[Dataset entries]
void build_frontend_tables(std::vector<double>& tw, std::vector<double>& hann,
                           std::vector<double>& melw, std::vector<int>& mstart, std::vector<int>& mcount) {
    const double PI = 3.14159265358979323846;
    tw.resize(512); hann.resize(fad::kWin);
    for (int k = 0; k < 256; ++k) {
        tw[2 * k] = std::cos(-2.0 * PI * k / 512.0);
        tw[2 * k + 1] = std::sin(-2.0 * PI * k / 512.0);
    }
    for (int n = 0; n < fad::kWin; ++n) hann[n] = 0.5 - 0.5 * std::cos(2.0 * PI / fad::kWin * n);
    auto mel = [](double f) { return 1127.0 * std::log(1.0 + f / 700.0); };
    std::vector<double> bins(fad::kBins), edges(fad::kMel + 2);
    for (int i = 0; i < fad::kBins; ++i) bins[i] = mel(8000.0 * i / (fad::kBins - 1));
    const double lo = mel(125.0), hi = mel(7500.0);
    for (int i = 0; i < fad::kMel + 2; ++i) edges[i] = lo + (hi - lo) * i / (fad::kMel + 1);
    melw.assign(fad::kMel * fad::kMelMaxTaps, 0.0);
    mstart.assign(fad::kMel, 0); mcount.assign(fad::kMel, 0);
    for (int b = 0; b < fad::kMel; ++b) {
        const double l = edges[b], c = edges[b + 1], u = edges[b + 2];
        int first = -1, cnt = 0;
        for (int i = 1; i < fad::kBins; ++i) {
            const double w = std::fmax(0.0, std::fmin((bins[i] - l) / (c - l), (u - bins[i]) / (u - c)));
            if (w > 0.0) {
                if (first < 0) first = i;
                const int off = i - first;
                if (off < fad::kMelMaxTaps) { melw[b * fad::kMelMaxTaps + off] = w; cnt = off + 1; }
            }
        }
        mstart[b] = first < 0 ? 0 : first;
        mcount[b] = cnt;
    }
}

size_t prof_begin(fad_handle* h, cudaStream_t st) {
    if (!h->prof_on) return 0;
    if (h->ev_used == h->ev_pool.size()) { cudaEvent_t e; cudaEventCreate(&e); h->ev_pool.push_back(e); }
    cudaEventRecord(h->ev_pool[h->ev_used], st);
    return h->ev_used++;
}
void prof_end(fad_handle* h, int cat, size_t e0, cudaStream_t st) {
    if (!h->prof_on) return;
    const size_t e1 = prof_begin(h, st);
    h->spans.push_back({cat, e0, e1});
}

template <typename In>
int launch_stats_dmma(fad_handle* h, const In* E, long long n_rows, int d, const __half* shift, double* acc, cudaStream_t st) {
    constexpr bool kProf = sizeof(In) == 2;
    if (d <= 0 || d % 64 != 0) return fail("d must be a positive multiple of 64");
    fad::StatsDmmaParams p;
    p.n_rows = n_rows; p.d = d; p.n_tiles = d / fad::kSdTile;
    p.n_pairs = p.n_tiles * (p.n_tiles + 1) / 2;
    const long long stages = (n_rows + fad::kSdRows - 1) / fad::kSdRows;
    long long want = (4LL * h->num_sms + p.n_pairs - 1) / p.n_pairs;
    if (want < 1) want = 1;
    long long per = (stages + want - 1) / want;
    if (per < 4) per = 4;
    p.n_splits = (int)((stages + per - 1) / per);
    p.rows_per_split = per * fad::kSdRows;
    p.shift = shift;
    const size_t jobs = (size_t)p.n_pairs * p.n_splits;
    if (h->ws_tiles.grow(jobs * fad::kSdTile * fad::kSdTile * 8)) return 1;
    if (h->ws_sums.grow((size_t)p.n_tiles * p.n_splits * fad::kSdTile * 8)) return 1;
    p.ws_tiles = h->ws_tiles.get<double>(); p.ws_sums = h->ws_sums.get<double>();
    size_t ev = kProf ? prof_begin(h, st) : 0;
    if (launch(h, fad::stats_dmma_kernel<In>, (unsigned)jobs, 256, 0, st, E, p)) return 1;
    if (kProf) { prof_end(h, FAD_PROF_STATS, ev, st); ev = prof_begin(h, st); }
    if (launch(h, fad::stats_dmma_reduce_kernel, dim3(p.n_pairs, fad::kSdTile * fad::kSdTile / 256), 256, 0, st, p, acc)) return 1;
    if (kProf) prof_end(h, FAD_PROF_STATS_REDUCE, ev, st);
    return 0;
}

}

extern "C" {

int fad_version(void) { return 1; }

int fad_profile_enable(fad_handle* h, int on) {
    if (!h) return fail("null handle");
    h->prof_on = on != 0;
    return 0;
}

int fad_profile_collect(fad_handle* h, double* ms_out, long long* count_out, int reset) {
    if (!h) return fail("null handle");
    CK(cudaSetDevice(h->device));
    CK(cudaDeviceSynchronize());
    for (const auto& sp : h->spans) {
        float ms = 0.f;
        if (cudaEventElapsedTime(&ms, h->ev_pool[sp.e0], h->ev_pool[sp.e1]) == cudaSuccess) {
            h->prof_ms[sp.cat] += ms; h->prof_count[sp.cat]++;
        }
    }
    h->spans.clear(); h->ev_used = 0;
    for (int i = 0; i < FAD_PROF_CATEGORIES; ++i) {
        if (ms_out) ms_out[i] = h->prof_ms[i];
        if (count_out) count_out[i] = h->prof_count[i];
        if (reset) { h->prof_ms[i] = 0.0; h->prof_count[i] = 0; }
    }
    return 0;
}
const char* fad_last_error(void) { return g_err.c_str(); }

:: Problem description ::
Restate each of the records exactly, leaving nothing out.

:: Response for this exercise ::
void build_frontend_tables(std::vector<double>& tw, std::vector<double>& hann,
                           std::vector<double>& melw, std::vector<int>& mstart, std::vector<int>& mcount) {
    const double PI = 3.14159265358979323846;
    tw.resize(512); hann.resize(fad::kWin);
    for (int k = 0; k < 256; ++k) {
        tw[2 * k] = std::cos(-2.0 * PI * k / 512.0);
        tw[2 * k + 1] = std::sin(-2.0 * PI * k / 512.0);
    }
    for (int n = 0; n < fad::kWin; ++n) hann[n] = 0.5 - 0.5 * std::cos(2.0 * PI / fad::kWin * n);
    auto mel = [](double f) { return 1127.0 * std::log(1.0 + f / 700.0); };
    std::vector<double> bins(fad::kBins), edges(fad::kMel + 2);
    for (int i = 0; i < fad::kBins; ++i) bins[i] = mel(8000.0 * i / (fad::kBins - 1));
    const double lo = mel(125.0), hi = mel(7500.0);
    for (int i = 0; i < fad::kMel + 2; ++i) edges[i] = lo + (hi - lo) * i / (fad::kMel + 1);
    melw.assign(fad::kMel * fad::kMelMaxTaps, 0.0);
    mstart.assign(fad::kMel, 0); mcount.assign(fad::kMel, 0);
    for (int b = 0; b < fad::kMel; ++b) {
        const double l = edges[b], c = edges[b + 1], u = edges[b + 2];
        int first = -1, cnt = 0;
        for (int i = 1; i < fad::kBins; ++i) {
            const double w = std::fmax(0.0, std::fmin((bins[i] - l) / (c - l), (u - bins[i]) / (u - c)));
            if (w > 0.0) {
                if (first < 0) first = i;
                const int off = i - first;
                if (off < fad::kMelMaxTaps) { melw[b * fad::kMelMaxTaps + off] = w; cnt = off + 1; }
            }
        }
        mstart[b] = first < 0 ? 0 : first;
        mcount[b] = cnt;
    }
}

size_t prof_begin(fad_handle* h, cudaStream_t st) {
    if (!h->prof_on) return 0;
    if (h->ev_used == h->ev_pool.size()) { cudaEvent_t e; cudaEventCreate(&e); h->ev_pool.push_back(e); }
    cudaEventRecord(h->ev_pool[h->ev_used], st);
    return h->ev_used++;
}
void prof_end(fad_handle* h, int cat, size_t e0, cudaStream_t st) {
    if (!h->prof_on) return;
    const size_t e1 = prof_begin(h, st);
    h->spans.push_back({cat, e0, e1});
}

template <typename In>
int launch_stats_dmma(fad_handle* h, const In* E, long long n_rows, int d, const __half* shift, double* acc, cudaStream_t st) {
    constexpr bool kProf = sizeof(In) == 2;
    if (d <= 0 || d % 64 != 0) return fail("d must be a positive multiple of 64");
    fad::StatsDmmaParams p;
    p.n_rows = n_rows; p.d = d; p.n_tiles = d / fad::kSdTile;
    p.n_pairs = p.n_tiles * (p.n_tiles + 1) / 2;
    const long long stages = (n_rows + fad::kSdRows - 1) / fad::kSdRows;
    long long want = (4LL * h->num_sms + p.n_pairs - 1) / p.n_pairs;
    if (want < 1) want = 1;
    long long per = (stages + want - 1) / want;
    if (per < 4) per = 4;
    p.n_splits = (int)((stages + per - 1) / per);
    p.rows_per_split = per * fad::kSdRows;
    p.shift = shift;
    const size_t jobs = (size_t)p.n_pairs * p.n_splits;
    if (h->ws_tiles.grow(jobs * fad::kSdTile * fad::kSdTile * 8)) return 1;
    if (h->ws_sums.grow((size_t)p.n_tiles * p.n_splits * fad::kSdTile * 8)) return 1;
    p.ws_tiles = h->ws_tiles.get<double>(); p.ws_sums = h->ws_sums.get<double>();
    size_t ev = kProf ? prof_begin(h, st) : 0;
    if (launch(h, fad::stats_dmma_kernel<In>, (unsigned)jobs, 256, 0, st, E, p)) return 1;
    if (kProf) { prof_end(h, FAD_PROF_STATS, ev, st); ev = prof_begin(h, st); }
    if (launch(h, fad::stats_dmma_reduce_kernel, dim3(p.n_pairs, fad::kSdTile * fad::kSdTile / 256), 256, 0, st, p, acc)) return 1;
    if (kProf) prof_end(h, FAD_PROF_STATS_REDUCE, ev, st);
    return 0;
}

}

extern "C" {

int fad_version(void) { return 1; }

int fad_profile_enable(fad_handle* h, int on) {
    if (!h) return fail("null handle");
    h->prof_on = on != 0;
    return 0;
}

int fad_profile_collect(fad_handle* h, double* ms_out, long long* count_out, int reset) {
    if (!h) return fail("null handle");
    CK(cudaSetDevice(h->device));
    CK(cudaDeviceSynchronize());
    for (const auto& sp : h->spans) {
        float ms = 0.f;
        if (cudaEventElapsedTime(&ms, h->ev_pool[sp.e0], h->ev_pool[sp.e1]) == cudaSuccess) {
            h->prof_ms[sp.cat] += ms; h->prof_count[sp.cat]++;
        }
    }
    h->spans.clear(); h->ev_used = 0;
    for (int i = 0; i < FAD_PROF_CATEGORIES; ++i) {
        if (ms_out) ms_out[i] = h->prof_ms[i];
        if (count_out) count_out[i] = h->prof_count[i];
        if (reset) { h->prof_ms[i] = 0.0; h->prof_count[i] = 0; }
    }
    return 0;
}
const char* fad_last_error(void) { return g_err.c_str(); }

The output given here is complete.